The cost of building the wall may well be spent on other, more beneficial and effective responses to the economic woes and fear of immigration of the American working and middle class. To tackle the issue of unauthorized border crossing, there needs to be more comprehensive and well-researched solutions that can be employed. Historical evidence suggests that the most effective policies used to manage immigration focus on the countries of origin of unauthorized immigrants and create programmes and partnerships. Since trying to stop immigration altogether simply pushes the issue underground, as evidenced by the prevalence of people smuggling, experts have suggested the creation of an immigrant guest-worker programme. This would allow migrants to find work in the U.S., protect U.S. workers and fulfil the needs of employers in the U.S. Also, this addresses the root causes of the immigration problem in a diplomatic, cooperative manner. In response to Americans who fear they will lose their jobs to immigrants, the government could focus more on issues of unemployment and expanding the economy to create more jobs, rather than stopping immigration with a wall and creating separation. After all, addressing the fear of immigration only addresses a symptom and not the real cause of the struggle of working and middle class Americans.
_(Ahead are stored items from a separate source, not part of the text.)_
# zhoupc/CNMF_E

Measured on AMD Instinct MI355X. Metric: cnmfe_iters_per_sec, higher is better.
Workload: dtype f32; 1 GPU; c3: 512x512x10000 fp32 video, K=500, ring_radius=15, 1x1 patches of distribute_data.m (1 resident blocks per GPU), spatial=hals, deconv_flag=false, bg_ssub=1; lanes_per_rank=1, parallelism=patches round-robin over 1 rank(s)

## Files before the change

### cnmf_e_amd/csrc/api.hip

```cpp
#include "common.hpp"
#include <mutex>
#include <hip/hip_fp16.h>
#include <math.h>
#include <dlfcn.h>

namespace cnmfe {
thread_local char g_err[1024] = "";

template <class S> __device__ inline float to_f32(S v) { return (float)v; }
template <> __device__ inline float to_f32<__half>(__half v) { return __half2float(v); }

template <class S>
__global__ void k_convert(const S *__restrict__ src, float *__restrict__ dst, int64_t n) {
    int64_t i = (int64_t)blockIdx.x * blockDim.x + threadIdx.x;
    int64_t stride = (int64_t)gridDim.x * blockDim.x;
    for (; i < n; i += stride) dst[i] = to_f32<S>(src[i]);
}

__global__ void k_ymean(const float *__restrict__ Y, int64_t d_b, int64_t T, double *__restrict__ ym, float *__restrict__ ymf) {
    int64_t q = (int64_t)blockIdx.x * blockDim.x + threadIdx.x;
    if (q >= d_b) return;
    double s0 = 0, s1 = 0, s2 = 0, s3 = 0;
    int64_t t = 0;
    for (; t + 3 < T; t += 4) {
// ... 281 lines not shown
    if (first) *first = first_run_of_row(P, reinterpret_cast<const float *>((const char *)P->stat_host + 64));
    return 0;
}

int ring_first_run(cnmfe_ctx *ctx, Patch *P, bool *first) { return ring_stats_get(ctx, P, nullptr, first); }
int ctx_side_stream(cnmfe_ctx *ctx) {
    if (ctx->side_stream) return 0;
    int prio = 0;
    CK(hipStreamGetPriority(ctx->stream_, &prio));
    hipStream_t s = nullptr;
    CK(hipStreamCreateWithPriority(&s, hipStreamDefault, prio));
    hipLaunchKernelGGL(k_scratch_warm, dim3(1), dim3(64), 0, s, (int *)nullptr, 3);
    hipError_t e = hipStreamSynchronize(s);
    if (e == hipSuccess) e = hipEventCreateWithFlags(&ctx->ev_side_fork, hipEventDisableTiming);
    if (e == hipSuccess) e = hipEventCreateWithFlags(&ctx->ev_side_join, hipEventDisableTiming);
    if (e != hipSuccess) {
        (void)hipStreamDestroy(s);
        if (ctx->ev_side_fork) { (void)hipEventDestroy(ctx->ev_side_fork); ctx->ev_side_fork = nullptr; }
        return fail(CNMFE_EHIP, "side stream of option fit_side: %s", hipGetErrorString(e));
    }
    ctx->side_stream = s;
    return 0;
}
int ctx_errflag(cnmfe_ctx *ctx, int **dflag) {
    if (!ctx->errflag.p) {
        RET(ctx->errflag.ensure(sizeof(int)));
        CK(hipMemsetAsync(ctx->errflag.p, 0, sizeof(int), ctx->st()));
    }
    *dflag = ctx->errflag.as<int>();
    return 0;
}
static int errflag_raise(cnmfe_ctx *ctx, int h, bool taken = false) {
    if (!taken) CK(hipMemsetAsync(ctx->errflag.p, 0, sizeof(int), ctx->st()));
// ... 126 lines not shown
    if (ev_copy_done) (void)hipEventDestroy(ev_copy_done);
    for (auto &g : copy_gens) (void)hipEventDestroy(g.second);
    for (auto e : copy_ev_pool) (void)hipEventDestroy(e);
    cnmfe::pin_register(this, false);
    for (auto *j : tjobs) delete j;
    for (auto e : tickets) (void)hipEventDestroy(e);
    if (ticket_flags) (void)hipHostFree(ticket_flags);
    if (stream_) (void)hipStreamDestroy(stream_);
    for (auto *L : lanes) delete L;
    if (ev_fork) (void)hipEventDestroy(ev_fork);
    if (ev_df) (void)hipEventDestroy(ev_df);
}
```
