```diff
+  const float* Ag = q.A + m0;
+  const float* Bg = q.B + n0;
+  const int lda = q.lda, ldb = q.ldb, K = q.K;
+  const unsigned lane4 = 4u * lane;
+  int st_off[2];
+#pragma unroll
+  for (int j = 0; j < 2; ++j) st_off[j] = tr_off256(2 * wave + j, lane >> 1) + 8 * (lane & 1);
+  float4 ra[2], rb[2];
+  auto load_tiles = [&](int kt) {
+#pragma unroll
+    for (int j = 0; j < 2; ++j) {
+      const int k = kt * BK + 2 * wave + j;
+      const bool kin = KFULL || k < K;
+      const long long kr = kin ? k : 0;
+      const float4 va = *reinterpret_cast<const float4*>(Ag + kr * lda + lane4);
+      const float4 vb = *reinterpret_cast<const float4*>(Bg + kr * ldb + lane4);
+      ra[j] = kin ? va : zero4();
+      rb[j] = kin ? vb : zero4();
+    }
+  };
+  auto store_tiles = [&](int buf) {
+    char* base = w256_lds + buf * W256_BUF;
+#pragma unroll
+    for (int j = 0; j < 2; ++j) {
+      unsigned h0, l0, h1, l1;
+      split2(ra[j].x, ra[j].y, h0, l0);
+      split2(ra[j].z, ra[j].w, h1, l1);
+      *reinterpret_cast<uint2*>(base + st_off[j]) = make_uint2(h0, h1);
+      *reinterpret_cast<uint2*>(base + W256_PLANE + st_off[j]) = make_uint2(l0, l1);
+      split2(rb[j].x, rb[j].y, h0, l0);
+      split2(rb[j].z, rb[j].w, h1, l1);
+      *reinterpret_cast<uint2*>(base + 2 * W256_PLANE + st_off[j]) = make_uint2(h0, h1);
+      *reinterpret_cast<uint2*>(base + 3 * W256_PLANE + st_off[j]) = make_uint2(l0, l1);
+    }
+  };
+  const bool do_colsum = q.colsum_out != nullptr && tn == 0;
+  float4 csum = zero4();
+  auto colsum_tile = [&]() {
+#pragma unroll
+    for (int j = 0; j < 2; ++j) { csum.x += ra[j].x; csum.y += ra[j].y; csum.z += ra[j].z; csum.w += ra[j].w; }
+  };
+
+  f32x16 acc[2][2];
+#pragma unroll
+  for (int i = 0; i < 2; ++i)
+#pragma unroll
+    for (int j = 0; j < 2; ++j)
+#pragma unroll
+      for (int r = 0; r < 16; ++r) acc[i][j][r] = 0.f;
+
+  const int tr_h = lane >> 5, tr_c = (lane >> 4) & 1, tr_q = (lane >> 2) & 3, tr_p = lane & 3;
+  int fa[2], fb[2];
+#pragma unroll
+  for (int i = 0; i < 2; ++i) {
+    fa[i] = tr_off256(8 * tr_h + tr_q, ((wm * 64 + 32 * i) >> 3) + 2 * tr_c + (tr_p >> 1)) + 8 * (tr_p & 1);
+    fb[i] = tr_off256(8 * tr_h + tr_q, ((wn * 64 + 32 * i) >> 3) + 2 * tr_c + (tr_p >> 1)) + 8 * (tr_p & 1) + 2 * W256_PLANE;
+  }
+  auto compute = [&](int buf, int ks) {
+    const char* base = w256_lds + buf * W256_BUF + ks * (16 * 512);
+    bf16x8 ahi[2], alo[2];
+#pragma unroll
+    for (int i = 0; i < 2; ++i) {
+      ahi[i] = tr_read8(base + fa[i], 4 * 512);
+      if constexpr (!SINGLE) alo[i] = tr_read8(base + fa[i] + W256_PLANE, 4 * 512);
+    }
+#pragma unroll
+    for (int j = 0; j < 2; ++j) {
+      const bf16x8 bhi = tr_read8(base + fb[j], 4 * 512);
+      bf16x8 blo;
+      if constexpr (!SINGLE) blo = tr_read8(base + fb[j] + W256_PLANE, 4 * 512);
+#pragma unroll
+      for (int i = 0; i < 2; ++i) {
+        if constexpr (!SINGLE) {
+          acc[i][j] = __builtin_amdgcn_mfma_f32_32x32x16_bf16(alo[i], bhi, acc[i][j], 0, 0, 0);
+          acc[i][j] = __builtin_amdgcn_mfma_f32_32x32x16_bf16(ahi[i], blo, acc[i][j], 0, 0, 0);
+        }
+        acc[i][j] = __builtin_amdgcn_mfma_f32_32x32x16_bf16(ahi[i], bhi, acc[i][j], 0, 0, 0);
+      }
+    }
+  };
+
+  load_tiles(kt_begin);
+  if (do_colsum) colsum_tile();
+  store_tiles(0);
+  if (kt_begin + 1 < kt_end) load_tiles(kt_begin + 1);
+  __syncthreads();
+  int cur = 0;
+  for (int kt = kt_begin; kt < kt_end; ++kt) {
+    compute(cur, 0);
+    if (kt + 1 < kt_end) {
+      if (do_colsum) colsum_tile();
+      store_tiles(cur ^ 1);
+      if (kt + 2 < kt_end) load_tiles(kt + 2);
+    }
+    compute(cur, 1);
+    __syncthreads();
+    cur ^= 1;
+  }
+
+  const int ln = __builtin_amdgcn_mbcnt_hi(~0u, __builtin_amdgcn_mbcnt_lo(~0u, 0u));
+  if (do_colsum) {
+    float4* red = reinterpret_cast<float4*>(w256_lds);
+    red[wave * 64 + ln] = csum;
+    __syncthreads();
+    if (wave == 0) {
+      float4 r = red[ln];
+#pragma unroll
+      for (int i = 1; i < 16; ++i) { const float4 u = red[ln + 64 * i]; r.x += u.x; r.y += u.y; r.z += u.z; r.w += u.w; }
+      float* cs = q.colsum_out + m0 + 4 * ln;
+      atomicAdd(cs, r.x); atomicAdd(cs + 1, r.y); atomicAdd(cs + 2, r.z); atomicAdd(cs + 3, r.w);
+    }
+  }
+
+  const int ldc = q.ldc;
+  const bool atomic = q.split_k > 1;
+  const unsigned lo = (unsigned)(4 * (ln >> 5) * ldc + (ln & 31));
+#pragma unroll
+  for (int i = 0; i < 2; ++i) {
+#pragma unroll
+    for (int j = 0; j < 2; ++j) {
+      float* c0 = q.C + (long long)(m0 + wm * 64 + i * 32) * ldc + (n0 + wn * 64 + j * 32);
+      if (atomic) {
+#pragma unroll
+        for (int r = 0; r < 16; ++r) atomicAdd(c0 + (lo + (unsigned)(((r & 3) + 8 * (r >> 2)) * ldc)), acc[i][j][r]);
+      } else {
+        float xv[16];
+#pragma unroll
+        for (int r = 0; r < 16; ++r) xv[r] = c0[lo + (unsigned)(((r & 3) + 8 * (r >> 2)) * ldc)];
+#pragma unroll
+        for (int r = 0; r < 16; ++r) c0[lo + (unsigned)(((r & 3) + 8 * (r >> 2)) * ldc)] = acc[i][j][r] + xv[r];
+      }
+    }
+  }
+}
+
+void launch_wgrad256(const GroupArgs& g, bool kfull, hipStream_t s) {
+  const dim3 grid((unsigned)g.bstart[g.n]), block(1024);
+  if (g.single) {
+    if (kfull) hipLaunchKernelGGL((gemm_group_kernel256<true, true>), grid, block, W256_LDS, s, g);
+    else hipLaunchKernelGGL((gemm_group_kernel256<false, true>), grid, block, W256_LDS, s, g);
+  } else {
+    if (kfull) hipLaunchKernelGGL((gemm_group_kernel256<true, false>), grid, block, W256_LDS, s, g);
+    else hipLaunchKernelGGL((gemm_group_kernel256<false, false>), grid, block, W256_LDS, s, g);
+  }
+}
+
+int wgrad256_opt_in() {
+  static bool done = false;
+  if (done) return 0;
+  const void* fns[4] = {reinterpret_cast<const void*>(gemm_group_kernel256<true, false>), reinterpret_cast<const void*>(gemm_group_kernel256<false, false>),
+                        reinterpret_cast<const void*>(gemm_group_kernel256<true, true>), reinterpret_cast<const void*>(gemm_group_kernel256<false, true>)};
+  hipError_t e = hipSuccess;
+  for (int i = 0; i < 4 && e == hipSuccess; ++i) e = hipFuncSetAttribute(fns[i], hipFuncAttributeMaxDynamicSharedMemorySize, W256_LDS);
+  if (e != hipSuccess) return cape_set_error("cape_gemm_group_f32: hipFuncSetAttribute: %s", hipGetErrorString(e));
+  done = true;
+  return 0;
+}
+
 }
 
 extern "C" int cape_gemm_group_f32(const cape_gemm_desc* descs, int n, int tile, cape_stream_t stream) {
   CAPE_REQUIRE(descs != nullptr && n >= 1 && n <= GROUP_MAX, "cape_gemm_group_f32: n=%d must be in 1..%d", n, GROUP_MAX);
-  CAPE_REQUIRE(tile == 64 || tile == 128, "cape_gemm_group_f32: tile must be 64 or 128");
+  CAPE_REQUIRE(tile == 64 || tile == 128 || tile == 256, "cape_gemm_group_f32: tile must be 64, 128 or 256");
   const int b_mode = descs[0].b_mode, prec_in = descs[0].precision, prec = prec_in == 0 ? 0 : 1;
   CAPE_REQUIRE(b_mode == 1 || b_mode == 3, "cape_gemm_group_f32: only the weight-gradient modes (a_mode 1, b_mode 1 or 3) are grouped");
   CAPE_REQUIRE(prec_in >= 0 && prec_in <= 2, "cape_gemm_group_f32: precision must be 0 (fp32), 1 (bf16x3) or 2 (single bf16)");
+  CAPE_REQUIRE(tile != 256 || (b_mode == 1 && prec_in >= 1),
+               "cape_gemm_group_f32: tile 256 takes dense products (b_mode 1) at precision 1 (bf16x3) or 2 (single bf16) only");
   auto al16 = [](const void* q) { return (reinterpret_cast<uintptr_t>(q) & 15) == 0; };
   GroupArgs g;
   g.n = n;
@@ -84,6 +289,8 @@
                      (b_mode == 3 || d.ldb % 4 == 0),
                  "cape_gemm_group_f32: item %d: operands must be 16-byte aligned with M, N, lda, ldb multiples of 4", i);
     CAPE_REQUIRE(d.lda < (1ll << 31) && d.ldb < (1ll << 31) && d.ldc < (1ll << 31), "cape_gemm_group_f32: item %d: leading dimension too large", i);
+    CAPE_REQUIRE(tile != 256 || (d.M % 256 == 0 && d.N % 256 == 0 && d.ldc < (1ll << 26)),
+                 "cape_gemm_group_f32: item %d: tile 256 needs M and N multiples of 256 (M=%d N=%d)", i, d.M, d.N);
     if (b_mode == 3) {
       const long long taps = (long long)d.cKH * d.cKW;
       CAPE_REQUIRE(d.cC % 4 == 0 && d.cO % 4 == 0 && d.cStride >= 1 && d.cKH >= 1 && d.cKW >= 1, "cape_gemm_group_f32: item %d: bad conv geometry", i);
@@ -105,8 +312,10 @@
   }
   g.bstart[n] = (int)blocks;
   for (int i = n + 1; i <= GROUP_MAX; ++i) g.bstart[i] = (int)blocks;
+  if (wgrad256_opt_in()) return 1;
   hipStream_t s = as_stream(stream);
-  if (tile == 64) { if (b_mode == 1) launch_group<64, 1>(g, prec, kfull, s); else launch_group<64, 3>(g, prec, kfull, s); }
+  if (tile == 256) launch_wgrad256(g, kfull, s);
+  else if (tile == 64) { if (b_mode == 1) launch_group<64, 1>(g, prec, kfull, s); else launch_group<64, 3>(g, prec, kfull, s); }
   else { if (b_mode == 1) launch_group<128, 1>(g, prec, kfull, s); else launch_group<128, 3>(g, prec, kfull, s); }
   CAPE_LAUNCH_CHECK("cape_gemm_group_f32");
   return 0;
diff --git a/category-agnostic-pose-estimation_amd/hip/functional.py b/category-agnostic-pose-estimation_amd/hip/functional.py
--- a/category-agnostic-pose-estimation_amd/hip/functional.py
+++ b/category-agnostic-pose-estimation_amd/hip/functional.py
@@ -54,7 +54,7 @@
     @classmethod
     def enqueue_wgrad(cls, desc, keep):
         M, N, K, b_mode = desc.M, desc.N, desc.K, desc.b_mode
-        key = (ops.group_tile(M, N, K), b_mode, desc.precision)
+        key = (ops.group_tile(M, N, K, b_mode, desc.precision), b_mode, desc.precision)
         dst = [(desc.C, desc.C + 4 * ((M - 1) * desc.ldc + N))]
         if desc.colsum_out:
             dst.append((desc.colsum_out, desc.colsum_out + 4 * M))
diff --git a/category-agnostic-pose-estimation_amd/hip/ops.py b/category-agnostic-pose-estimation_amd/hip/ops.py
--- a/category-agnostic-pose-estimation_amd/hip/ops.py
+++ b/category-agnostic-pose-estimation_amd/hip/ops.py
@@ -336,12 +336,20 @@
 _GROUP_BIG_MN = int(os.environ.get("CAPE_GROUP_BIG_MN", str(64 * 1024)))
 
 
-def group_tile(M, N, K):
+GROUP_TILE256 = os.environ.get("CAPE_GROUP_TILE256", "1") == "1"
+_GROUP_TILE256_MINK = int(os.environ.get("CAPE_GROUP_TILE256_MINK", "4096"))
+_GROUP_TARGET256 = int(os.environ.get("CAPE_GROUP_TARGET256", "256"))
+
+
+def group_tile(M, N, K, b_mode=1, precision=None):
+    precision = GEMM_PRECISION if precision is None else precision
+    if GROUP_TILE256 and b_mode == 1 and precision in (1, 2) and M % 256 == 0 and N % 256 == 0 and K >= _GROUP_TILE256_MINK:
+        return 256
     return 128 if (M >= 128 and N >= 128 and M * N >= _GROUP_BIG_MN and K >= 4096) else 64
 
 
 def plan_group_splits(shapes, tile):
-    target = 1024 if tile == 64 else 512
+    target = 1024 if tile == 64 else 512 if tile == 128 else _GROUP_TARGET256
     tiles = [((M + tile - 1) // tile) * ((N + tile - 1) // tile) for M, N, K in shapes]
     kt = [(K + 31) // 32 for M, N, K in shapes]
     work = sum(t * k for t, k in zip(tiles, kt))
```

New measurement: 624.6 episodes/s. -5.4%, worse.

## Add specialized small-Lk attention forward and fused backward kernels

Applied to the files above, without the earlier changes.

Adds dedicated kernels for attention with at most 32 keys. The forward keeps all scores in registers and computes the mask and dropout bits once per row using DPP. The backward fuses the dQ and dK/dV passes into one block per (head, batch), which stages K/V once and reduces the per-slice partial dK/dV in LDS. The intent is to cut launch count, redundant K/V staging and per-element RNG overhead for small key sets such as the keypoint queries. It adds a getenv check on every call, and one block per head/batch may underuse the GPU when N*H is small.

```diff
diff --git a/category-agnostic-pose-estimation_amd/csrc/attention.hip b/category-agnostic-pose-estimation_amd/csrc/attention.hip
--- a/category-agnostic-pose-estimation_amd/csrc/attention.hip
+++ b/category-agnostic-pose-estimation_amd/csrc/attention.hip
@@ -1,4 +1,5 @@
 #include "common.h"
+#include <stdlib.h>
 
 namespace {
 
@@ -336,6 +337,238 @@
   }
 }
 
+constexpr int SK = 32;
+constexpr int SLD = 36;
+constexpr int SDS = 33;
+constexpr int SBT = 512;
+constexpr int SQC = 208;
+constexpr int SRED = 529;
+
+template <int CTRL>
+__device__ __forceinline__ uint32_t dpp_mov_u32(uint32_t v) {
+  return (uint32_t)__builtin_amdgcn_update_dpp(0, (int)v, CTRL, 0xf, 0xf, true);
+}
+
+__global__ void __launch_bounds__(256) attn_small_fwd_kernel(const float* __restrict__ Q, const float* __restrict__ K,
+                                                              const float* __restrict__ V, float* __restrict__ O,
+                                                              float* __restrict__ lse, const AttnP p) {
+  __shared__ __attribute__((aligned(16))) float Ks[SK * HD];
+  __shared__ __attribute__((aligned(16))) float Vs[SK * HD];
+  const int n = blockIdx.z, h = blockIdx.y;
+  const int sub = threadIdx.x & 3;
+  const int i = blockIdx.x * ROWS + (threadIdx.x >> 2);
+  const bool live = i < p.Lq;
+  float q[8], acc[8];
+#pragma unroll
+  for (int d = 0; d < 8; ++d) { q[d] = 0.f; acc[d] = 0.f; }
+  if (live) {
+    const float* qp = Q + (long long)n * p.bsq + (long long)i * p.ldq + h * HD + sub * 8;
+    const float4 a = *reinterpret_cast<const float4*>(qp), b = *reinterpret_cast<const float4*>(qp + 4);
+    q[0] = a.x * p.scale; q[1] = a.y * p.scale; q[2] = a.z * p.scale; q[3] = a.w * p.scale;
+    q[4] = b.x * p.scale; q[5] = b.y * p.scale; q[6] = b.z * p.scale; q[7] = b.w * p.scale;
+  }
+  stage_rows(Ks, K + (long long)n * p.bsk + h * HD, p.ldk, p.Lk);
+  stage_rows(Vs, V + (long long)n * p.bsv + h * HD, p.ldv, p.Lk);
+  uint32_t valid = p.Lk >= 32 ? 0xffffffffu : (1u << p.Lk) - 1u;
+  if (p.mask_mode >= 2) {
+    const int lane = threadIdx.x & 63;
+    valid &= ~(uint32_t)__ballot(lane < p.Lk && p.kpm[(long long)n * p.Lk + lane] != 0);
+  }
+  if (p.mask_mode == 1) {
+    const int c = i + p.causal_offset + 1;
+    valid &= c <= 0 ? 0u : (c >= 32 ? 0xffffffffu : (1u << c) - 1u);
+  }
+  if (!live) valid = 0u;
+  uint32_t keep = 0xffffffffu;
+  if (p.thresh) {
+    const uint64_t base = cape_rng_base(p.rng_state[0], p.rng_state[1], p.rng_stream);
+    const uint64_t rbase = (((uint64_t)n * p.H + h) * p.Lq + (uint64_t)(live ? i : 0)) * p.Lk;
+    uint64_t a = (rbase + sub) * CAPE_RNG_IDX_MUL;
+    uint32_t bits = 0u;
+#pragma unroll
+    for (int t = 0; t < SK / 4; ++t) {
+      if (4 * t < p.Lk) {
+        bits |= (cape_rng_finish(base ^ a) >= p.thresh ? 1u : 0u) << (4 * t + sub);
+        a += 4 * CAPE_RNG_IDX_MUL;
+      }
+    }
+    bits |= dpp_mov_u32<0xB1>(bits);
+    bits |= dpp_mov_u32<0x4E>(bits);
+    keep = bits;
+  }
+  __syncthreads();
+  float s[SK];
+  float m = -INFINITY;
+#pragma unroll
+  for (int j = 0; j < SK; ++j) {
+    s[j] = -INFINITY;
+    if (j < p.Lk) {
+      const float4 k0v = *reinterpret_cast<const float4*>(Ks + j * HD + sub * 8);
+      const float4 k1v = *reinterpret_cast<const float4*>(Ks + j * HD + sub * 8 + 4);
+      const float d = quad_sum(dot8(q, k0v, k1v));
+      s[j] = ((valid >> j) & 1u) ? d : -INFINITY;
+      m = fmaxf(m, s[j]);
+    }
+  }
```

Overall, building a wall is an oversimplified and misguided solution to illegal immigration and to the feeling of economic insecurity. Not only would such a costly construction be deemed as a waste of money and resources, but it also separates people and distracts citizens and politicians from focusing on more important global problems like economic inequality, unemployment and other issues associated with globalization. Instead of building a wall, focus should be redirected to more relevant, cooperative and effective policies that directly improve the lives of all people.